- _Required work_: The string "alist" may appear in lines of the listing. Report each line where it does.
___ Data for this task ___
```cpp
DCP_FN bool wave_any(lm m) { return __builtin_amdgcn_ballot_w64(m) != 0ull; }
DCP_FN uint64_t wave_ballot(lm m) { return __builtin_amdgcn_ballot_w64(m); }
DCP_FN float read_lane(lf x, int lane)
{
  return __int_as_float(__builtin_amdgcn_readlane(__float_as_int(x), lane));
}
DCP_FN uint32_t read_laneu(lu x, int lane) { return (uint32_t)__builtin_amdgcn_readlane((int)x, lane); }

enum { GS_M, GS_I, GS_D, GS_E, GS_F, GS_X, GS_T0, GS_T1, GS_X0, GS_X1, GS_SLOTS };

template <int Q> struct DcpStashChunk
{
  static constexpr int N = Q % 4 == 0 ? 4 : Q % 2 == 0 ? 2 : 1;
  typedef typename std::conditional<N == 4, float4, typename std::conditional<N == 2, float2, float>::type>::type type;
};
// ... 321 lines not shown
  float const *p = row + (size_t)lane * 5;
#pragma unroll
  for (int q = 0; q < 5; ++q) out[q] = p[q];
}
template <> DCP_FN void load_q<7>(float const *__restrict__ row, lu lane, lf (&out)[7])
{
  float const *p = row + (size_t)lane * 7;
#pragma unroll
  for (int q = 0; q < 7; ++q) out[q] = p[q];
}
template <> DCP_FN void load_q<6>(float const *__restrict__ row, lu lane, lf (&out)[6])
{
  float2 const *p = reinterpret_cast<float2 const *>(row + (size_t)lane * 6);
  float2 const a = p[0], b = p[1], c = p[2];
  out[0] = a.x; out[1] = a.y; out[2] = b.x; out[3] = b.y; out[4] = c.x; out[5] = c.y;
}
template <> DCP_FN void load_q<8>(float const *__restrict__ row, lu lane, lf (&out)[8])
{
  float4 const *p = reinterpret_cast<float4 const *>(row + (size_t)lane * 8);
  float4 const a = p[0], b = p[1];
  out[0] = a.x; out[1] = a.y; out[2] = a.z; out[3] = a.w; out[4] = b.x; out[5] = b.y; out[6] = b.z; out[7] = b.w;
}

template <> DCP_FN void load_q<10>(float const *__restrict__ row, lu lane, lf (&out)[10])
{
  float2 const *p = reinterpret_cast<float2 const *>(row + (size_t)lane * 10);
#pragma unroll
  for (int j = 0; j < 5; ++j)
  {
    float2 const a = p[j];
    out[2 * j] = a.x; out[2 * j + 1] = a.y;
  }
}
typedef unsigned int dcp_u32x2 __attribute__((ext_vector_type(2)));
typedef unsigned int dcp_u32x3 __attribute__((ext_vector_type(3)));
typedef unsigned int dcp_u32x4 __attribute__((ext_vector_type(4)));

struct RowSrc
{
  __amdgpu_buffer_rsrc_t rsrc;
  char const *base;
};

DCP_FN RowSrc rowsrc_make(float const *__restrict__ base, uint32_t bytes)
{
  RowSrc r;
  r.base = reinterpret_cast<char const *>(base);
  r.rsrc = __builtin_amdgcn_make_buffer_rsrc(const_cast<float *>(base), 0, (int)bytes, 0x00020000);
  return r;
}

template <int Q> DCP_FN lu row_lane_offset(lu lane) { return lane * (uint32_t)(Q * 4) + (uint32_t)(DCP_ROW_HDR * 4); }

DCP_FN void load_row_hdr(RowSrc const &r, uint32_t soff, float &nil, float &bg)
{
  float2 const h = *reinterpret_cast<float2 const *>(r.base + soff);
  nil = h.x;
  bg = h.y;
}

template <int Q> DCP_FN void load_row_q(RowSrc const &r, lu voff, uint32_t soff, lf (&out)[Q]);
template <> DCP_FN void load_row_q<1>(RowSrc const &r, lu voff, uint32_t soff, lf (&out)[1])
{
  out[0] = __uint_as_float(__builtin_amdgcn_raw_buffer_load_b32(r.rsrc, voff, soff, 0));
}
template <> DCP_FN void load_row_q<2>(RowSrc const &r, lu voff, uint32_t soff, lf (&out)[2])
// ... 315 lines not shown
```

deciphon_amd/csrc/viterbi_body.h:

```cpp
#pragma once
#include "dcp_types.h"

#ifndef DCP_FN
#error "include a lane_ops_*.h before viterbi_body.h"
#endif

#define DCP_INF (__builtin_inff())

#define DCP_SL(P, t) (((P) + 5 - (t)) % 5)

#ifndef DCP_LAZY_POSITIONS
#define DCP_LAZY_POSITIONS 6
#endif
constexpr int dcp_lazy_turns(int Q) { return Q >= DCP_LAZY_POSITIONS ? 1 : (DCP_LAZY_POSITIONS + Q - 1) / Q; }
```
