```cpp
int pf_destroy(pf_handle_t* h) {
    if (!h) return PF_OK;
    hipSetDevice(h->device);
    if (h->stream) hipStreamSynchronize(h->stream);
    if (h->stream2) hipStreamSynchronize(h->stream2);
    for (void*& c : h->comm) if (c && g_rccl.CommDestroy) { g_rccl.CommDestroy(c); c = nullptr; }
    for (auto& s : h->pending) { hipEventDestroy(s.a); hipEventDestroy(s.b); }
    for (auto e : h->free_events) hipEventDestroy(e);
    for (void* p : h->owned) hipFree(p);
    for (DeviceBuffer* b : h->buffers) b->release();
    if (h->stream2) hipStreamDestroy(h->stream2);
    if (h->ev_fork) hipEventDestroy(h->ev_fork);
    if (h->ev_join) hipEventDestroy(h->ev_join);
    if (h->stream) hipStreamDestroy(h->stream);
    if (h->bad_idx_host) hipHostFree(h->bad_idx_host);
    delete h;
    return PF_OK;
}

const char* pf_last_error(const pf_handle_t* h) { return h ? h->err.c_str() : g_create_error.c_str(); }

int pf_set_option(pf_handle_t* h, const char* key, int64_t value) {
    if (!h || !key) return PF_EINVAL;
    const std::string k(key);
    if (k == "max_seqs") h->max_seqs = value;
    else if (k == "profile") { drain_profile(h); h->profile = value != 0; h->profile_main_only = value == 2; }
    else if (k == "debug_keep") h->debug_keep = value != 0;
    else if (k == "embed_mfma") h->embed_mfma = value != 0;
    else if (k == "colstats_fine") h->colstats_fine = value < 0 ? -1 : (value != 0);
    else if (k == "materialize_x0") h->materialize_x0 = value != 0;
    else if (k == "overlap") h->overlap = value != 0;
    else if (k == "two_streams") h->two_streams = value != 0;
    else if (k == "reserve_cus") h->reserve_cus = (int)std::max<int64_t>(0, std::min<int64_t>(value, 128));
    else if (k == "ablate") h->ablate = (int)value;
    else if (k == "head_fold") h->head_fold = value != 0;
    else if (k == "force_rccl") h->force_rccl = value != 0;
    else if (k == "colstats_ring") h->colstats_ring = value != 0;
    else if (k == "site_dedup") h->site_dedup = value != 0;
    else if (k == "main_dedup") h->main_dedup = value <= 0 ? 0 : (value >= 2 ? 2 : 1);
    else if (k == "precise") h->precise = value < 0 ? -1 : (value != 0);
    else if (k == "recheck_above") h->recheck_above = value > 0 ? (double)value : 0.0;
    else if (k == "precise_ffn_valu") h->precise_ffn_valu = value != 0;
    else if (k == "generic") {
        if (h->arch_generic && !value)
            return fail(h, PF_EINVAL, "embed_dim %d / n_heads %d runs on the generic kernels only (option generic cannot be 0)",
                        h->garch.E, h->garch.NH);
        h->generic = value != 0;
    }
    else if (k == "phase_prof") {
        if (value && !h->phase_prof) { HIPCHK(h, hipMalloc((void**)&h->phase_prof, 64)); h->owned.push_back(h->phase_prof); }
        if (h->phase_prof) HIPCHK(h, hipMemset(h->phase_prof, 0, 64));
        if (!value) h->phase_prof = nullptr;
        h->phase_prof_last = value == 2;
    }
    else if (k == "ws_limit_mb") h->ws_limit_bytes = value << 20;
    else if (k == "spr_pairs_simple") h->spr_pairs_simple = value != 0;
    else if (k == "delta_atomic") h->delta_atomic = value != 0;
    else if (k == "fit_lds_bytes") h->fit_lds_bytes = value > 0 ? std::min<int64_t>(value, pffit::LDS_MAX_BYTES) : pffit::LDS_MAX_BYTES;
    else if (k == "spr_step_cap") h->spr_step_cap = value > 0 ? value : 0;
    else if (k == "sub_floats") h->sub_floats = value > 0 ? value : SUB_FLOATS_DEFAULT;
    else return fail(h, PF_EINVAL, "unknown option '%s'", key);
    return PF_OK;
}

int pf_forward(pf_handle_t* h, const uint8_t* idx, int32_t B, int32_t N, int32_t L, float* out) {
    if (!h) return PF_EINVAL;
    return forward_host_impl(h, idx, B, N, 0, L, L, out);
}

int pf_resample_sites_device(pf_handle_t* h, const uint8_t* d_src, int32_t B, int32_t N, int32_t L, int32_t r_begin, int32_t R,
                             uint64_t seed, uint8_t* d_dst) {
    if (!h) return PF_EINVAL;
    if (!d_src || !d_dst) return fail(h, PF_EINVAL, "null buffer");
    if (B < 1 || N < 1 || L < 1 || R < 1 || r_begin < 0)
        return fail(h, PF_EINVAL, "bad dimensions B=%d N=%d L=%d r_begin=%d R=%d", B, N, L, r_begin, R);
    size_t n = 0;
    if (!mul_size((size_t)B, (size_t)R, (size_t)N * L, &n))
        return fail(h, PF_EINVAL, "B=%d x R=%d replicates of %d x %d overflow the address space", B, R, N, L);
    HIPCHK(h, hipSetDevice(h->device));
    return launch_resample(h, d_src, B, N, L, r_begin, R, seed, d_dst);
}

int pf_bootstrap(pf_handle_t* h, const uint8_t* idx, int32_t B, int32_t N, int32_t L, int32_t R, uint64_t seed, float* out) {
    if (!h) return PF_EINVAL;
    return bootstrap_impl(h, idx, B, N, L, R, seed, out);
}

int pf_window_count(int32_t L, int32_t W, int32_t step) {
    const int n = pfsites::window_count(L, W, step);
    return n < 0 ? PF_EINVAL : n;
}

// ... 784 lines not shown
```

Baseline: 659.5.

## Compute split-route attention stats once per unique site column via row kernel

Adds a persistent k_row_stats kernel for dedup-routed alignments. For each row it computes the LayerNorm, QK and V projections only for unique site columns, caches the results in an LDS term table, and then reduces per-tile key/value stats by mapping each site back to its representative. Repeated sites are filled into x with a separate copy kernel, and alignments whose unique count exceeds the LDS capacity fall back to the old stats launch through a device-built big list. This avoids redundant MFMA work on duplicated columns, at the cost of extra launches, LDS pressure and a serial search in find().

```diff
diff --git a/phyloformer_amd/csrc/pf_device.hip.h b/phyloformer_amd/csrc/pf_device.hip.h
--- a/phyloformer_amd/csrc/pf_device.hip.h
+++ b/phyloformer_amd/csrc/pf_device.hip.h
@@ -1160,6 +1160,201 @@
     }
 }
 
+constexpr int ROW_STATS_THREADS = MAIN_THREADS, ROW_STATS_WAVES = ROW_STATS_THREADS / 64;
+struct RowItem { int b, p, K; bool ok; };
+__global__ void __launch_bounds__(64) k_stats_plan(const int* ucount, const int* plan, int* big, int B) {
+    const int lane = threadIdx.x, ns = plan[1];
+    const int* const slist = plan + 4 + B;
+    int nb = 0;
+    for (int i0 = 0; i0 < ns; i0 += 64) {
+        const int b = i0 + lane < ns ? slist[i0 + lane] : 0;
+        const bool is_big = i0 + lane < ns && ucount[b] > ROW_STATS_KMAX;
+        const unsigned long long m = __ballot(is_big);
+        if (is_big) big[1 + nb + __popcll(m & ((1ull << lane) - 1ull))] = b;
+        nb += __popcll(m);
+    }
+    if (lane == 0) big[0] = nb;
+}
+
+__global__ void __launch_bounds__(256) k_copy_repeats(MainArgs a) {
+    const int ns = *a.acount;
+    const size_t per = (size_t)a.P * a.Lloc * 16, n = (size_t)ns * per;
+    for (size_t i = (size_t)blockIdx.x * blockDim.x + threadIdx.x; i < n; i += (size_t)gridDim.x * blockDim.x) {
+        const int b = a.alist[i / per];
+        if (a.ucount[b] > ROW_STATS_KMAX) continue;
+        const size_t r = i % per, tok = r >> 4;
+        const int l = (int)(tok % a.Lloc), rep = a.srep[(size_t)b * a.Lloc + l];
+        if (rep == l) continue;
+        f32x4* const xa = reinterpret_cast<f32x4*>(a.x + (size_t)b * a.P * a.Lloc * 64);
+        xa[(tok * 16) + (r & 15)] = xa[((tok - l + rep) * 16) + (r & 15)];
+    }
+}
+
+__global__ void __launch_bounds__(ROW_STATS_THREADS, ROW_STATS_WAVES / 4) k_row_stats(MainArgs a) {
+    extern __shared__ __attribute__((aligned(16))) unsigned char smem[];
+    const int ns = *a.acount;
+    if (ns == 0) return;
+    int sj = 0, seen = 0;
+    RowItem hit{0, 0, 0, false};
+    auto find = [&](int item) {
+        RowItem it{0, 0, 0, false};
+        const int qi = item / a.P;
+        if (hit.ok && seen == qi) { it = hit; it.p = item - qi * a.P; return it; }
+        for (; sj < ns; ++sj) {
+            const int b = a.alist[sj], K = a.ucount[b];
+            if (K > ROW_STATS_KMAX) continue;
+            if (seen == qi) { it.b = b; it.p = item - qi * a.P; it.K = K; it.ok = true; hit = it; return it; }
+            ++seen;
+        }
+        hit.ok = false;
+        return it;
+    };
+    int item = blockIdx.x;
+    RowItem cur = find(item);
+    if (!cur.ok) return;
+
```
___
- _Written reply_:
+        const int b = a.alist[i / per];
+            const int b = a.alist[sj], K = a.ucount[b];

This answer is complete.